Biography
Harriet Grainger is a young British contemporary classical composer with a background in dance and as a pianist and cellist.
Her music suggests something unquiet with its stillness, bringing landscapes to life, and ‘creating a quiet moment of observation for the listener which stirs the soul’. Her music often concentrates on achieving an equilibrium between power and fragility, where delicate, sparse and weightless passages are often interrupted or tainted with darker tones and shadows. Harriet is also influenced by natural landscapes and geological landforms such as glaciers, tundra, deserts, caverns and the deep ocean.
Harriet attended the Royal College of Music in London as a RCM Award Holder supported by a Douglas and Hilda Simmonds scholarship, as a Clifton Parker Award Holder, and also received a Vaughan Williams Bursary from the RVW Trust. Prior to this she studied music composition at the Royal Welsh College of Music and Drama, with a term spent studying abroad at the Estonian Academy of Music and Theatre. Her primary composition professors have included Kenneth Hesketh, Lynne Plowman and Helena Tulve, and she has taken masterclasses with Oscar Bianchi, John Luther Adams, and Kaija Saariaho.

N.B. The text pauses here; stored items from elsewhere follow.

__global__ void k_varlen_hash_se(const uint8_t* bytes, const int64_t* starts,
                                 const int64_t* ends, uint64_t tag, int64_t n,
                                 uint64_t* lo, uint64_t* hi) {
  for (int64_t i = (int64_t)blockIdx.x * blockDim.x + threadIdx.x; i < n;
       i += (int64_t)gridDim.x * blockDim.x) {
    int64_t a = starts[i], b = ends[i];
    uint8_t buf[64];
    int64_t len = b - a;
    if (len <= 56) {
      uint64_t t = tag;
      __builtin_memcpy(buf, &t, 8);
      for (int64_t k = 0; k < len; ++k) buf[8 + k] = bytes[a + k];
      lo[i] = pw_xxh64_bytes(buf, 8 + len, PW_SEED_LO);
      hi[i] = pw_xxh64_bytes(buf, 8 + len, PW_SEED_HI);
    } else {
      lo[i] = pw_xxh64_long(bytes + a, len, tag, PW_SEED_LO);
      hi[i] = pw_xxh64_long(bytes + a, len, tag, PW_SEED_HI);
    }
  }
}

extern "C" int pw_varlen_hash_se(const void* bytes, const void* starts,
                                 const void* ends, uint64_t tag, int64_t n,
                                 void* lo, void* hi, void* stream) {
  hipLaunchKernelGGL(k_varlen_hash_se, dim3(pw_grid(n)), dim3(PW_BLOCK), 0,
                     (hipStream_t)stream, (const uint8_t*)bytes,
                     (const int64_t*)starts, (const int64_t*)ends, tag, n,
                     (uint64_t*)lo, (uint64_t*)hi);
  return (int)hipGetLastError();
}


#define PW_HA_EMPTY 0x8000000000000000ULL

struct AccPtrs {
  const long long* p[8];
};
struct AccPtrsMut {
  long long* p[8];
};

__global__ void k_hash_agg(const long long* k0, const long long* k1,
                           AccPtrs contribs, int nacc, int64_t n,
                           unsigned long long* tk0, long long* tk1,
                           AccPtrsMut taccs, long long* rep, uint64_t mask,
                           unsigned int* overflow) {
  for (int64_t i = (int64_t)blockIdx.x * blockDim.x + threadIdx.x; i < n;
       i += (int64_t)gridDim.x * blockDim.x) {
    unsigned long long key0 = (unsigned long long)k0[i];
    long long key1 = k1[i];
    uint64_t slot = ((uint64_t)key0) & mask;
    for (uint64_t tries = 0; tries < 512 && tries <= mask; ++tries) {
      unsigned long long cur = tk0[slot];
      if (cur == PW_HA_EMPTY)
        cur = atomicCAS(&tk0[slot], PW_HA_EMPTY, key0);
      if (cur == PW_HA_EMPTY) {
        tk1[slot] = key1;
        rep[slot] = (long long)i;
        __threadfence();
      } else if (cur != key0) {
        slot = (slot + 1) & mask;
        continue;
      } else if (tk1[slot] != key1) {
        slot = (slot + 1) & mask;
        continue;
      }
      for (int a = 0; a < nacc; ++a)
        atomicAdd((unsigned long long*)&taccs.p[a][slot],
                  (unsigned long long)contribs.p[a][i]);
      goto next_row;
    }
    atomicOr(overflow, 1u);
  next_row:;
  }
}

__global__ void k_hash_agg_init(unsigned long long* tk0, uint64_t cap) {
  for (uint64_t i = (uint64_t)blockIdx.x * blockDim.x + threadIdx.x; i < cap;
       i += (uint64_t)gridDim.x * blockDim.x)
    tk0[i] = PW_HA_EMPTY;
}

__global__ void k_hash_agg_collect(const unsigned long long* tk0,
                                   const long long* tk1, AccPtrs taccs,
                                   const long long* rep, int nacc,
                                   uint64_t cap, unsigned int* counter,
                                   long long* out_k0, long long* out_k1,
                                   AccPtrsMut out_accs, long long* out_rep) {
  for (uint64_t i = (uint64_t)blockIdx.x * blockDim.x + threadIdx.x; i < cap;
       i += (uint64_t)gridDim.x * blockDim.x) {
    unsigned long long k = tk0[i];
    if (k == PW_HA_EMPTY) continue;
    unsigned int idx = atomicAdd(counter, 1u);
    out_k0[idx] = (long long)k;
    out_k1[idx] = tk1[i];
    out_rep[idx] = rep[i];
    for (int a = 0; a < nacc; ++a) out_accs.p[a][idx] = taccs.p[a][i];
  }
}
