int efgh_wino_supported(const efgh_gemm_desc *d);
int32_t efgh_wino_grid_m(int32_t B, int32_t H, int32_t W);
int efgh_wino_pack(const float *Wp, float *U, int32_t N, int32_t C, void *stream);
int efgh_wino_conv3x3_hpool(const efgh_gemm_desc *d, const float *U, void *stream);
int efgh_wino_conv3x3(const efgh_gemm_desc *d, const float *U, void *stream);
int efgh_wino_wgrad_supported(const efgh_gemm_desc *d);
int64_t efgh_wino_wgrad_workspace(const efgh_gemm_desc *d);
int efgh_wino_wgrad(const efgh_gemm_desc *d, const float *G, int64_t ldg, float *S, float *dWp, const efgh_wgrad_out_desc *out,
                    void *stream);

int efgh_prep_affine_nearest_u8(const uint8_t *in, int32_t h, int32_t w, const int64_t *coef6_host, uint8_t *out,
                                int32_t nh, int32_t nw, void *stream);
int efgh_prep_crop_pad_u8(const uint8_t *in, int32_t h, int32_t w, int32_t oy, int32_t ox, uint8_t *out, int32_t th,
                          int32_t tw, void *stream);
int efgh_prep_resample_u8(const uint8_t *in, int32_t h, int32_t w, int32_t axis, int32_t out_size, const int32_t *bounds,
                          const int32_t *coeffs, int32_t ksize, uint8_t *out, void *stream);
int efgh_prep_hwc_to_chw_u8(const uint8_t *in, int32_t h, int32_t w, uint8_t *chw, uint8_t *mask, void *stream);
int efgh_prep_u8_to_f32_chw_pad(const uint8_t *in, int32_t h, int32_t w, int32_t oy, int32_t ox, float *out, int32_t th,
                                int32_t tw, void *stream);
int32_t efgh_prep_filter_blocks(int32_t n);
int efgh_prep_radius_filter(const float *pcd, const int32_t *pre_idx, int32_t n, int32_t flip_xy, float radius,
                            int32_t *block_scratch, int32_t *keep_idx, int32_t *count, void *stream);
int efgh_prep_gather_transform(const float *pcd, const int32_t *keep_idx, const int32_t *sel, int32_t n_sel,
                               int32_t flip_xy, const double *T34, int32_t num_points, float *out32, double *out64,
                               void *stream);
int efgh_prep_sweeps_filter(const float *pts, int32_t stride, const int32_t *sweep_off, const double *M34,
                            const int32_t *identity, int32_t K, int32_t n_total, const int32_t *pre_idx, int32_t n,
                            int32_t flip_xy, double radius, float ego_x_half, float ego_y_half, int32_t *block_scratch,
                            int32_t *keep_idx, int32_t *count, void *stream);
int efgh_prep_sweeps_gather_transform(const float *pts, int32_t stride, const int32_t *sweep_off, const double *M34,
                                      const int32_t *identity, int32_t K, int32_t n_total, const int32_t *keep_idx,
                                      int32_t n_keep, const int32_t *sel, int32_t n_sel, int32_t flip_xy, const double *T34,
                                      int32_t num_points, float *out32, double *out64, void *stream);
int efgh_prep_sweeps_materialize(const float *pts, int32_t stride, const int32_t *sweep_off, const double *M34,
                                 const int32_t *identity, int32_t K, int32_t n_total, const int32_t *keep_idx, int32_t n,
                                 double *out, void *stream);
int64_t efgh_prep_voxel_workspace(int32_t n);
int efgh_prep_voxel_keep(const float *pts, int32_t stride, int32_t n_rows, const int32_t *keep_in, int32_t n_cap,
                         const int32_t *n_dev, double voxel, void *workspace, int32_t *keep_out, int32_t *count, void *stream);
int efgh_prep_sweeps_voxel_keep(const float *pts, int32_t stride, const int32_t *sweep_off, const double *M34,
                                const int32_t *identity, int32_t K, int32_t n_total, const int32_t *keep_in, int32_t n_cap,
                                const int32_t *n_dev, double voxel, void *workspace, int32_t *keep_out, int32_t *count,
                                void *stream);
#define EFGH_JITTER_MAX_OPS 4
#define EFGH_JITTER_BRIGHTNESS 0
#define EFGH_JITTER_CONTRAST 1
#define EFGH_JITTER_SATURATION 2
#define EFGH_JITTER_HUE 3
int32_t efgh_prep_jitter_partials(int64_t n_pixels);
int efgh_prep_jitter_sum(const uint8_t *in, int64_t n_pixels, const int32_t *ops_host, const float *factors_host, int32_t n_ops,
                         int32_t hue_shift, void *partials, void *stream);
int efgh_prep_jitter_apply(const uint8_t *in, int64_t n_pixels, const int32_t *ops_host, const float *factors_host, int32_t n_ops,
                           int32_t hue_shift, const void *partials, uint8_t *out, void *stream);
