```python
class PackedWeights:

    def __init__(self):
        self._key = None
        self.fwd = None
        self.dgrad = None
        self.fp8 = None
        self._packed_on = None

    def _mark_packed(self):
        ev = self._packed_on[1] if self._packed_on is not None else torch.cuda.Event()
        ev.record()
        self._packed_on = (_stream_id(), ev, capture_serial)

    def _await_pack(self):
        if self._packed_on is not None and self._packed_on[0] != _stream_id():
            if self._packed_on[2] != capture_serial and torch.cuda.is_current_stream_capturing():
                return
            torch.cuda.current_stream().wait_event(self._packed_on[1])

    @staticmethod
    def _stamp(t: torch.Tensor):
        return (t.data_ptr(), t._version, getattr(t, "_dei2i_epoch", 0))

    def get(self, weight: torch.Tensor, sources, prec: Precision, geom: ConvGeom, cins: int, couts: int, need_dgrad: bool,
            need_fwd: bool = True, per_call: bool = False):
        key = ((), prec.code, cins, couts, self._stamp(weight)) if per_call else \
            (tuple(self._stamp(s) for s in sources), prec.code, cins, couts, None)
        if key == self._key and (self.fwd is not None or not need_fwd) and (self.dgrad is not None or not need_dgrad):
            self._await_pack()
            return self.fwd, self.dgrad
        lib = _lib_for(weight)
        if key != self._key:
            self._key, self.fwd, self.dgrad, self.fp8 = key, None, None, None
        d = _desc(prec, geom, 1, max(geom.k, 4), max(geom.k, 4), cins, couts)
        w = weight.detach()
        if w.dtype != torch.float32 or not w.is_contiguous():
            w = w.float().contiguous()
        self._await_pack()
        packed = False
        if need_fwd and need_dgrad and self.fwd is None and self.dgrad is None:
            self.fwd = torch.empty(lib.dei2i_packed_fwd_elems(byref(d)), dtype=prec.dtype, device=weight.device)
            self.dgrad = torch.empty(lib.dei2i_packed_dgrad_elems(byref(d)), dtype=prec.dtype, device=weight.device)
            L.check(lib.dei2i_pack_weight_both(byref(d), _p(w), _p(self.fwd), _p(self.dgrad), _stream()), "pack_weight_both")
            packed = True
        if need_fwd and self.fwd is None:
            self.fwd = torch.empty(lib.dei2i_packed_fwd_elems(byref(d)), dtype=prec.dtype, device=weight.device)
            L.check(lib.dei2i_pack_weight_fwd(byref(d), _p(w), _p(self.fwd), _stream()), "pack_weight_fwd")
            packed = True
        if need_dgrad and self.dgrad is None:
            self.dgrad = torch.empty(lib.dei2i_packed_dgrad_elems(byref(d)), dtype=prec.dtype, device=weight.device)
            L.check(lib.dei2i_pack_weight_dgrad(byref(d), _p(w), _p(self.dgrad), _stream()), "pack_weight_dgrad")
            packed = True
        if packed:
            self._mark_packed()
        return self.fwd, self.dgrad

    def get_fp8(self, weight: torch.Tensor, sources, prec: Precision, geom: ConvGeom, cins: int, couts: int):
        key = (tuple(self._stamp(s) for s in sources), prec.code, cins, couts, None)
        if key != self._key:
            self._key, self.fwd, self.dgrad, self.fp8 = key, None, None, None
        if self.fp8 is None:
            lib = _lib_for(weight)
            d = _desc(prec, geom, 1, 8, 32, cins, couts)
            w = weight.detach()
            if w.dtype != torch.float32 or not w.is_contiguous():
                w = w.float().contiguous()
            amax = torch.linalg.vector_norm(w, ord=float("inf")).reshape(1)
            wq = torch.empty(geom.cout * geom.k * geom.k * cins, dtype=torch.uint8, device=weight.device)
            dequant = torch.empty(1, dtype=torch.float32, device=weight.device)
            L.check(lib.dei2i_pack_weight_fwd_fp8(byref(d), _p(w), _p(amax), FP8_ACT_SCALE, _p(wq), _p(dequant), _stream()),
                    "pack_weight_fwd_fp8")
            self.fp8 = (wq, dequant)
        return self.fp8


def _stats_of(t, n, hw, c):
    st = getattr(t, "_dei2i_stats", None)
# ... 1449 lines not shown
```

### de-i2i-gan_amd/optim.py

```python
import ctypes
import math

import numpy as np
import torch

from . import _lib as L
from . import ops


class FusedAdam(torch.optim.Optimizer):
    def __init__(self, params, lr=1e-3, betas=(0.9, 0.999), eps=1e-8, grad_scale=1.0, weight_decay=0.0, decoupled=True):
        if lr < 0.0 or eps < 0.0 or weight_decay < 0.0 or not (0.0 <= betas[0] < 1.0) or not (0.0 <= betas[1] < 1.0):
            raise ValueError("invalid Adam hyper-parameter")
        super().__init__(params, dict(lr=lr, betas=betas, eps=eps, weight_decay=weight_decay))
        self.grad_scale = float(grad_scale)
        self.decoupled = bool(decoupled)

    @torch.no_grad()
    def step(self, closure=None):
        loss = None
        if closure is not None:
            with torch.enable_grad():
                loss = closure()
        if torch.cuda.is_current_stream_capturing():
            self._step_captured()
            return loss
        for group in self.param_groups:
            by_step = {}
            for p in group["params"]:
                if p.grad is None:
                    continue
                ops._require_gpu(p, "FusedAdam")
                if p.dtype != torch.float32 or p.grad.dtype != torch.float32:
                    raise TypeError("FusedAdam expects fp32 parameters and gradients")
                st = self.state[p]
                if len(st) == 0:
                    st["step"] = 0
                    st["exp_avg"] = torch.zeros_like(p, memory_format=torch.contiguous_format)
                    st["exp_avg_sq"] = torch.zeros_like(p, memory_format=torch.contiguous_format)
                st["step"] += 1
                by_step.setdefault(st["step"], []).append(p)
            b1, b2 = group["betas"]
            wd = float(group.get("weight_decay", 0.0))
            for t, plist in by_step.items():
                self._launch(plist, t, float(group["lr"]), b1, b2, group["eps"], wd, coupled=wd > 0.0 and not self.decoupled)
        return loss

    def _launch(self, plist, t, lr, b1, b2, eps, weight_decay=0.0, coupled=False):
        dev = plist[0].device
        lib = ops._lib_for(plist[0])
        n = len(plist)
        rows = []
        max_n = 0
        for p in plist:
            g = p.grad if p.grad.is_contiguous() else p.grad.contiguous()
            if not p.is_contiguous():
                raise RuntimeError("FusedAdam: non-contiguous parameter")
            st = self.state[p]
            rows.append((p.data_ptr(), g.data_ptr(), st["exp_avg"].data_ptr(), st["exp_avg_sq"].data_ptr(), p.numel()))
            max_n = max(max_n, p.numel())
            p._dei2i_keep = g
        cache = self.__dict__.setdefault("_table_cache", {})
        key = (dev, n, rows[0][0])
        hit = cache.get(key)
        if hit is not None and hit[0] == rows:
            table_dev = hit[1]
        else:
            table = torch.empty((n, 5), dtype=torch.int64, pin_memory=True)
            table.copy_(torch.tensor(rows, dtype=torch.int64))
# ... 230 lines not shown
```

### include/dei2i_hip.h

```cpp
#ifndef DEI2I_HIP_H
#define DEI2I_HIP_H

#include <stddef.h>
#include <stdint.h>

#ifdef __cplusplus
extern "C" {
#endif

typedef void* dei2i_stream;
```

Harriet’s work has been performed and commissioned internationally, most recently in the United Kingdom, Austria, Italy, and China. Her music has been performed at venues and events such as the Royal Albert Hall’s Festival of Science: Space, BBC Hoddinott Hall, National Portrait Gallery London, Royal Birmingham Conservatoire, Leeds Lieder Festival, and Presteigne Festival of the Arts. Harriet has composed for ensembles including the BBC National Orchestra of Wales with conductor Jac van Steen (Composition: Wales Programme 2016), Psappha (Composing For Pipa Programme 2022), Music Theatre Wales (Make An Aria Project 2015), Guiyang Symphony Orchestra, Shenzhen Symphony Orchestra, and musicians of the Shanghai Conservatory of Music, Royal College of Music and the Royal Welsh College of Music and Drama. She has attended international composition programmes including the Peter Reynolds Composers Studio (Vale of Glamorgan Festival, Cardiff), Vienna Summer Music Festival, ICEBERG New Music Institute (Vienna), the HighSCORE Festival (Pavia, Italy), Talis Festival & Academy (Sarajevo), and the International Young Composers Academy Ticino (Switzerland), where she composed new music premiered by Neue Vocalsolisten Stuttgart. Harriet has also recently been a Guest Composition Lecturer at the Royal Welsh College of Music and Drama and has taught composition privately.
Over the past decade Harriet has undertaken ethnomusicological research projects in Indonesia, northern Scandinavia, Estonia and most recently in the Gansu Province in northwestern China in collaboration with the Shanghai Conservatory of Music and Royal College of Music, which led to the commission and performances of ‘The Mountain Voices Echo’ for string orchestra and percussion, based upon the traditional songs of the Yugur women of the foothills of the Qilian Mountains.
Harriet was the recipient of the 2015 Philip Bates Trust Composition Prize and Audience Award at the Royal Birmingham Conservatoire. Most recently she received a Composers Award from Sound and Music and was the Open Category winner of the Leamington Sinfonia Composition Competition. She is currently a Soundhub Associate Composer with the London Symphony Orchestra.
Harriet lives in Stratford-upon-Avon, England and also works in the Learning Team at Birmingham Contemporary Music Group.